We reduced overall write load during this event, and had code-complete (but not yet deployed) changes as of the start of the next event to:
Avoid a positive feedback loop by using redis as an ephemeral cache/distributed lock (using check-and-set semantics): if we have attempted an update in the past N seconds, don’t attempt again (so even if we’re slow or a write fails, the write rate attempt rate will be constant)
Back-off on prevent persistent database overload (wait, then return errors to trigger retries with client-side delay if an upstream resources are overloaded; with a latency-sensitive system, failing to reduce load when upstream servers have high latency will create a positive feedback loop, preventing automatic recovery).
17:58: AWS EBS volume issue causes high latency (lasting ~30s)
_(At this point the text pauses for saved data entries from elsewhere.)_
template <typename P>
__global__ void __launch_bounds__(256) k_loss(
	const uint32_t type, const uint32_t n_elements, const uint32_t stride, const uint32_t dims, const float loss_scale,
	const P* __restrict__ predictions, const float* __restrict__ targets, float* __restrict__ values, P* __restrict__ gradients, const float* __restrict__ data_pdf
) {
	const uint32_t i = blockIdx.x * blockDim.x + threadIdx.x;
	if (i >= n_elements) return;
	const uint32_t intra = i % stride;
	const uint32_t inter = i / stride;
	if (intra >= dims) {
		values[i] = 0;
		gradients[i] = (P)0.0f;
		return;
	}
	const uint32_t target_idx = inter * dims + intra;
	const uint32_t n_total = n_elements / stride * dims;
	const float prediction = (float)predictions[i];
	const float pdf = data_pdf ? data_pdf[target_idx] : 1;
	float value;
	P grad;
	loss_element(type, prediction, targets[target_idx], pdf, n_total, loss_scale, predictions + (i - intra), dims, value, grad);
	values[i] = value;
	gradients[i] = grad;
}

__global__ void __launch_bounds__(256) k_loss8(
	const uint32_t type, const uint32_t n_elements, const uint32_t stride, const uint32_t dims, const uint32_t n_total, const float loss_scale,
	const half_t* __restrict__ predictions, const float* __restrict__ targets, float* __restrict__ values, half_t* __restrict__ gradients, const float* __restrict__ data_pdf
) {
	const uint32_t i0 = (blockIdx.x * blockDim.x + threadIdx.x) * 8;
	if (i0 >= n_elements) return;
	const uint32_t inter = i0 / stride, intra0 = i0 - inter * stride;
	const h8 pv = *(const h8*)(predictions + i0);
	float v[8];
	h8 g;
#pragma unroll
	for (int k = 0; k < 8; ++k) {
		const uint32_t intra = intra0 + k;
		v[k] = 0;
		g[k] = (half_t)0.0f;
		if (intra < dims) {
			const uint32_t target_idx = inter * dims + intra;
			const float pdf = data_pdf ? data_pdf[target_idx] : 1;
			half_t gk;
			loss_element(type, (float)pv[k], targets[target_idx], pdf, n_total, loss_scale, predictions + (i0 - intra0), dims, v[k], gk);
			g[k] = gk;
		}
	}
	*(float4*)(values + i0) = float4{v[0], v[1], v[2], v[3]};
	*(float4*)(values + i0 + 4) = float4{v[4], v[5], v[6], v[7]};
	*(h8*)(gradients + i0) = g;
}

__global__ void __launch_bounds__(256) k_loss4_f32(
	const uint32_t type, const uint32_t n_elements, const uint32_t stride, const uint32_t dims, const uint32_t n_total, const float loss_scale,
	const float* __restrict__ predictions, const float* __restrict__ targets, float* __restrict__ values, float* __restrict__ gradients, const float* __restrict__ data_pdf
) {
	const uint32_t i0 = (blockIdx.x * blockDim.x + threadIdx.x) * 4;
	if (i0 >= n_elements) return;
	const uint32_t inter = i0 / stride, intra0 = i0 - inter * stride;
	const float4 pv4 = *(const float4*)(predictions + i0);
	const float pv[4] = {pv4.x, pv4.y, pv4.z, pv4.w};
	float v[4], g[4];
#pragma unroll
	for (int k = 0; k < 4; ++k) {
		const uint32_t intra = intra0 + k;
		v[k] = 0;
		g[k] = 0;
		if (intra < dims) {
			const uint32_t target_idx = inter * dims + intra;
			const float pdf = data_pdf ? data_pdf[target_idx] : 1;
			loss_element(type, pv[k], targets[target_idx], pdf, n_total, loss_scale, predictions + (i0 - intra0), dims, v[k], g[k]);
		}
	}
	*(float4*)(values + i0) = float4{v[0], v[1], v[2], v[3]};
	*(float4*)(gradients + i0) = float4{g[0], g[1], g[2], g[3]};
}

__global__ void __launch_bounds__(256) k_reduce_stage1(const size_t n, const float* __restrict__ values, float* __restrict__ partials) {
	__shared__ float sm[4];
	float acc = 0.0f;
	const size_t n4 = n / 4;
	const float4* v4 = (const float4*)values;
	for (size_t i = (size_t)blockIdx.x * blockDim.x + threadIdx.x; i < n4; i += (size_t)gridDim.x * blockDim.x) {
		const float4 v = v4[i];
		acc += (v.x + v.y) + (v.z + v.w);
	}
	if (blockIdx.x == 0 && threadIdx.x < (n & 3)) acc += values[n4 * 4 + threadIdx.x];
	const float s = block_sum_256(acc, sm);
	if (threadIdx.x == 0) partials[blockIdx.x] = s;
}

__global__ void __launch_bounds__(256) k_reduce_stage2(const uint32_t n_partials, const float* __restrict__ partials, float* __restrict__ result) {
	__shared__ float sm[4];
	float acc = 0.0f;
	for (uint32_t i = threadIdx.x; i < n_partials; i += 256) acc += partials[i];
	const float s = block_sum_256(acc, sm);
	if (threadIdx.x == 0) *result = s;
}
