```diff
diff --git a/urgent2026_challenge_track1_amd/ops.py b/urgent2026_challenge_track1_amd/ops.py
--- a/urgent2026_challenge_track1_amd/ops.py
+++ b/urgent2026_challenge_track1_amd/ops.py
@@ -43,7 +43,7 @@
                    "tn_dual", "tn_128", "tn_grouped", "lstm_fwd_stream", "lstm_fwd_wide", "lstm_fwd_cluster",
                    "lstm_fwd_cluster2", "lstm_bwd_stream16", "lstm_bwd_stream32", "lstm_bwd_cluster", "lstm_bwd_split",
                    "stft960", "stft_generic", "istft_generic", "istft960", "lstm_fwd_rw", "tn_act_f16", "lstm_fwd_rwx", "lstm_bwd_nsplit",
-                   "lstm_fwd_clusterx", "_unused28")
+                   "lstm_fwd_clusterx", "nt_stream")
 
 
 _PAGEABLE_UPLOADS = os.environ.get("URSE_PAGEABLE_UPLOADS", "0") == "1"
```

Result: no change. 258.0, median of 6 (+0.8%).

18:12: first database failover completes, but the database is overloaded
18:22: second database failover completes, with internal load shedding
18:25: internal load shedding removed, recovery is in progress
18:32: the application recovers fully
This was again triggered by a hardware fault. Time to recovery was improved, but still not nearly fast enough. This kind of hardware failure is expected, though twice for the same instance in a short period is less so. Regardless, our downtime shouldn’t have been as long as it was. We’re now confident that better admissions control will help avoid persistent overload events like this, and have implemented it both at the storage layer (innodb_thread_concurrency) and at the application level (using latency and active connection count to determine health). We’ve reproduced similar events in load testing and confirmed these fixes allowed recovery; we’ve also seen recovery from short events with minimal disruption.
Beyond addressing this specific problem, we’re also working on some short- and long-term projects to improve our monitoring and tooling, as this should allow for faster resolution. Architecturally, we’re working on reducing our application dependencies on shared databases as part of the work that we’ve been doing to move from a monolithic server towards services.
While no single change is going to solve every problem, we are committed to ongoing improvements to make Asana consistently available for all customers.